After resolving the original issue (Authenticator pod failing to authenticate) where the seed config wasn’t being downloaded within the Openshift pods from the conjur master node, I have now manually generated the seed file and tried to configure the follower pods.
Unfortunately I am not able to perform the manual follower configuration by generating the seed file, copying to the conjur-appliance pods and running the unpack and configure follower commands.
$ oc exec conjur-follower-78967f5f7-qj7fv evoke unpack seed /opt/follower-seed.tar
tar: Removing leading `/’ from member names
Seed file was successfully unpacked.
Run ‘evoke configure follower’ to configure this machine.
Thinking it could be any network related issue, I have checked from the pods if I can reach the master’s required ports:
netcat -v $ConjurMasterAddress 443
Connection to $ConjurMasterAddress 443 port [tcp/https] succeeded!
^C
netcat -v $ConjurMasterAddress 5432
Connection to $ConjurMasterAddress 5432 port [tcp/postgresql] succeeded!
^C
netcat -v conjurmaster.dtt-iam.xyz 1999
Connection to $ConjurMasterAddress 1999 port [tcp/*] succeeded!
^C
I have intentionally blocked the 5432 port in a security group rule, for example, and the configure follower command at least timed out, but now the command just hangs for hours with no response.
Is there any debug/trace log I can enable or check ? The pods/journal logs only don’t show anything useful so far.
After a very long time (more likely TCP timeout it finally failed):
psql: server closed the connection unexpectedly
This probably means the server terminated abnormally
before or while processing the request.
Still looking for postgres log to understand the cause of the issue, but no progress so far on where exactly the “evoke configure follower” command is hanging.
The follower container doesn’t have enough resources assigned to it. In OCP environments, I’ve found that most have a default policy defined at the cluster level that define resource limits of ~500mCPU and 256mb of memory or something like that. This isn’t enough for the follower’s PG database to start up. The server closed connection unexpectedly is just a side effect of PG slowly trying to replicate the database with no memory or CPU to help it along and the connection finally getting interrupted by something. I’d recommend upping your resource limits for the pod so that each follower container gets 2 full CPU and 4GB of memory. I typically deploy a pod with 4 cores and 8GB of memory available so I can deploy a pair of followers. Obviously, if you expect to need more followers, increase the amount of memory/CPU available to the pod accordingly.

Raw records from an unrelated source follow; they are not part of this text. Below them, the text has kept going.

+    if ((morbseg::segment_length(e.y) < BM_PAIR_LONG) != second) continue;
+    const int f = morbseg::segment_find(segF, nSegF, e.x);
+    if (f < 0) continue;
+    const uint32_t rF = segF[2 * f + 1];
+    bow_match_node<uint8_t>(c, SortedIdx16{ixK}, SortedIdx16{ixF}, morbseg::segment_first(e.y), morbseg::segment_length(e.y),
+                            morbseg::segment_first(rF), morbseg::segment_length(rF), bF);
+  }
+  __syncthreads();
+  rot_filter_pair<uint8_t>(c.kfkf ? c.nKF : c.nF, checkOri, c.mF, bF, nmatches + pair);
 }
 
 __global__ void k_fill_i32(int* p, size_t n, int v) {
@@ -967,17 +1081,31 @@
   *d_out = k.d;
   return MORB_OK;
 }
-int morb_bow_sort_images(morb_matcher* m, int nimg, const int* d_node, const int* d_count, int cap, unsigned long long** d_sorted,
-                         void* stream) {
+static int allow_lds(const void* kernel, int* allowed, size_t need) {
+  if ((int)need <= *allowed) return MORB_OK;
+  MORB_HIP_CHECK(hipFuncSetAttribute(kernel, hipFuncAttributeMaxDynamicSharedMemorySize, (int)need));
+  *allowed = (int)need;
+  return MORB_OK;
+}
+static int launch_bow_sort(morb_matcher* m, hipStream_t st, int nimg, const int* d_node, const int* d_count, int cap,
+                           unsigned long long* sortA, uint2* seg, int* segCount) {
   int P = 1;
   while (P < cap) P <<= 1;
   MORB_REQUIRE((size_t)P * 8 <= 160 * 1024, MORB_ERR_UNSUPPORTED, "too many features per frame for the LDS sort");
+  const int rc = allow_lds(reinterpret_cast<const void*>(k_bow_sort), &m->bowSortLds, (size_t)P * 8);
+  if (rc != MORB_OK) return rc;
+  hipLaunchKernelGGL(k_bow_sort, dim3(nimg), dim3(P / 2 < 64 ? 64 : P / 2 > 1024 ? 1024 : P / 2), (size_t)P * 8, st, d_node, d_count, cap, P, sortA,
+                     seg, segCount);
+  return MORB_OK;
+}
+int morb_bow_sort_images(morb_matcher* m, int nimg, const int* d_node, const int* d_count, int cap, unsigned long long** d_sorted,
+                         void* stream) {
   hipStream_t st = stream_or_own(m, stream);
   unsigned long long* sortA = nullptr;
   int rc = grow(m->sortA, (size_t)nimg * cap, &sortA);
   if (rc != MORB_OK) return rc;
-  MORB_HIP_CHECK(hipFuncSetAttribute(reinterpret_cast<const void*>(k_bow_sort), hipFuncAttributeMaxDynamicSharedMemorySize, P * 8));
-  hipLaunchKernelGGL(k_bow_sort, dim3(nimg), dim3(P / 2 < 64 ? 64 : P / 2 > 1024 ? 1024 : P / 2), (size_t)P * 8, st, d_node, d_count, cap, P, sortA);
+  rc = launch_bow_sort(m, st, nimg, d_node, d_count, cap, sortA, nullptr, nullptr);
+  if (rc != MORB_OK) return rc;
   *d_sorted = sortA;
   return MORB_OK;
 }
@@ -1200,29 +1328,44 @@
   MORB_REQUIRE(m && d_kfImg && d_fImg && d_kps && d_desc && d_node && d_count && d_hasMP && d_matchF && d_nmatches,
                MORB_ERR_INVALID, "NULL argument");
   MORB_REQUIRE(npairs > 0 && nimg > 0 && cap > 0, MORB_ERR_INVALID, "bad sizes");
-  int P = 1;
-  while (P < cap) P <<= 1;
-  MORB_REQUIRE((size_t)P * 8 <= 160 * 1024, MORB_ERR_UNSUPPORTED, "too many features per frame for the LDS sort");
+  MORB_REQUIRE(cap < 65536, MORB_ERR_UNSUPPORTED, "too many features per frame for the 16-bit feature fields");
   MORB_ENTER(st, m, stream);
   unsigned long long* sortA = nullptr;
-  int* bin = nullptr;
+  uint2* seg = nullptr;
   int rc = grow(m->sortA, (size_t)nimg * cap, &sortA);
   if (rc != MORB_OK) return rc;
-  rc = grow(m->bin, (size_t)npairs * cap, &bin);
+  rc = grow(m->bowSeg, (size_t)nimg * cap + (size_t)(nimg + 1) / 2, &seg);
   if (rc != MORB_OK) return rc;
-  MORB_HIP_CHECK(hipFuncSetAttribute(reinterpret_cast<const void*>(k_bow_sort), hipFuncAttributeMaxDynamicSharedMemorySize, P * 8));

I am now able to see some replication processes running in the container, but the evoke configure processes are not finishing, so the readiness probe is still failing in port 443.
I wasn’t, unfortunately, able to fix this one yet. I have commented some unnecessary steps like pushing the docker image again, etc and I am able to run the “start” script from https://github.com/cyberark/kubernetes-conjur-deploy, the pod stays running fine but without completing the “evoke configure follower”. Will hopefully find some time to troubleshoot again, but any inputs are welcome
Thanks for checking out. Unfortunately no, there isn’t much debug/trace logs I could find that would assist on making progress with the troubleshooting.
Hi @hbindra, sorry for the delay. No, unfortunately I was not able to determine the solution and stopped working on it. Curious to know if anyone else faced a similar issue and how they resolved.